As a U.S. senator, Abraham didn't maintain the same high profile on nuclear waste storage as Johnston once did or even match Sen. Frank Murkowski, R-Alaska, who has taken Johnston's place as the nuclear industry's point man in Congress. Murkowski, who also is a key energy adviser to Bush, wants man's deadliest waste stored in Nevada come hell or high water. But don't be fooled into thinking that the relatively mild-mannered Abraham has an open mind on this issue. Not only has he received a huge amount of campaign contributions from the nuclear power industry, but Abraham also consistently has advocated sending nuclear waste to Nevada.
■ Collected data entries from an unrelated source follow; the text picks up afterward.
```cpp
template <int HD, int NDT = HD / 32>
__device__ __forceinline__ void store_kv_grad(const AttnParams& p, const f32x16 (&acc)[NDT], bool is_k,
                                              int b, int hk, int key, int split, int hh, int dt0 = 0) {
  if (key >= p.Tk) return;
  if (!(SPA_DBG_BRH(b, key, p.Tk, hk, p.Hkv) & SPA_DBG_OK(split, p.hsplit))) return;
  static_assert(NDT <= HD / 32, "store_kv_grad: more tiles than the head dim");
  constexpr int DT = NDT;
  if (p.hsplit == 1) {
    bf16* dst = (is_k ? p.dk + b * p.sdkb + (long)key * p.sdkt + hk * p.sdkh
                      : p.dv + b * p.sdvb + (long)key * p.sdvt + hk * p.sdvh) + 32 * dt0;
    const float sc = is_k ? p.scale : 1.f;
#pragma unroll
    for (int dt = 0; dt < DT; ++dt)
#pragma unroll
      for (int g = 0; g < 4; ++g) {
        bf16x4 w;
#pragma unroll
        for (int i = 0; i < 4; ++i) w[i] = (bf16)(acc[dt][4 * g + i] * sc);
        *reinterpret_cast<bf16x4*>(dst + 32 * dt + 8 * g + 4 * hh) = w;
      }
  } else {
    float* dst = (is_k ? p.dkacc : p.dvacc) +
                 ((((long)split * p.B + b) * p.Tk + key) * p.Hkv + hk) * HD + 32 * dt0;
#pragma unroll
    for (int dt = 0; dt < DT; ++dt)
#pragma unroll
      for (int g = 0; g < 4; ++g) {
        f32x4 w;
#pragma unroll
        for (int i = 0; i < 4; ++i) w[i] = acc[dt][4 * g + i];
        *reinterpret_cast<f32x4*>(dst + 32 * dt + 8 * g + 4 * hh) = w;
      }
  }
// ... 5 lines not shown
```

### csrc/kernels/attention.hip

```cpp
#include "attn_common.h"
#include "attn_params.h"

SPA_DEBUG_TU("attention.hip")

namespace spa {



__device__ __forceinline__ unsigned mix32(unsigned x) {
  x ^= x >> 16; x *= 0x7feb352dU; x ^= x >> 15; x *= 0x846ca68bU; x ^= x >> 16;
  return x;
}
__device__ __forceinline__ unsigned drop_base(const AttnParams& p, int b, int h) {
  unsigned lo = p.seed_lo, hi = p.seed_hi;
  if (p.seed_ptr) {
    const uint64_t sd = (uint64_t)*p.seed_ptr;
    lo = (unsigned)(sd & 0xffffffffu);
    hi = (unsigned)(sd >> 32);
  }
  return mix32(lo ^ mix32(hi + (unsigned)(b * p.H + h) * 0x9E3779B9U));
}
__device__ __forceinline__ bool drop_keep(unsigned base, int q, int key, unsigned thr) {
  return (mix32(base + (unsigned)q * 0x85EBCA6BU + (unsigned)key * 0xC2B2AE35U) >> 8) >= thr;
}
// ... 15 lines not shown
  } else {
    const int nbh = p.H * p.B;
    const int bh = bi % nbh;
    qb = bi / nbh;
    if (causal) qb = nqb - 1 - qb;
    h = bh % p.H;
    b = bh / p.H;
  }
}

template <int HDK, int HDV> constexpr int attn_bn() { return (HDK >= 256 || HDV >= 256) ? 32 : 64; }
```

Michigan has four nuclear power reactors, so Abraham has shared that state's damn-the-torpedoes attitude to the disposal of nuclear waste, a philosophy that pays no heed to critical safety issues.

So what are Bush's high-ranking Nevada Republican supporters saying about Abraham's appointment? Gov. Kenny Guinn said he was confident that Abraham "will continue the position of President-elect Bush to base any decision on nuclear waste storage on science rather than political expediency." Rep. Jim Gibbons said he believed Abraham would stand by Bush's promise to rely on radiation standards for a repository established by the Environmental Protection Agency, not the incredibly lax standards suggested by the Nuclear Regulatory Commission. But these statements show the credulity of these Nevadans, especially since the incoming president has surrounded himself with advisers -- both in and out of government -- who are joined at the hip with the nuclear power industry.

It also didn't help matters that during the campaign Bush was reluctant to publicly detail his stands on nuclear waste storage. It was only months after the Nevada media's persistent questioning -- and just a couple of weeks before Election Day -- that the Republican ticket finally said that, like the Clinton administration, it also would fight Congress' efforts to weaken radiation standards for a repository. This belated promise was par for the course for the Bush team, which always -- after the fact -- managed to match Al Gore's Nevada-friendly views on nuclear waste storage.

Nevadans understandably are worried about the incoming Republican administration, since it was a GOP-controlled Congress that last year came within a whisker of getting legislation passed that would have guaranteed that nuclear waste would have been sent to this state. It was only President Clinton's willingness to veto this legislation that prevented this specter from becoming a reality. A Republican in the White House with ties to the nuclear power industry certainly will embolden members of Congress with pro-industry sentiments to push Bush to accept legislation that would immediately send nuclear waste to Nevada. Despite assurances to the contrary by top Nevada Republicans, Bush's selection of Abraham is a harbinger of trouble ahead. On nuclear waste storage, at least, Nevada's views could be greeted icily by this administration.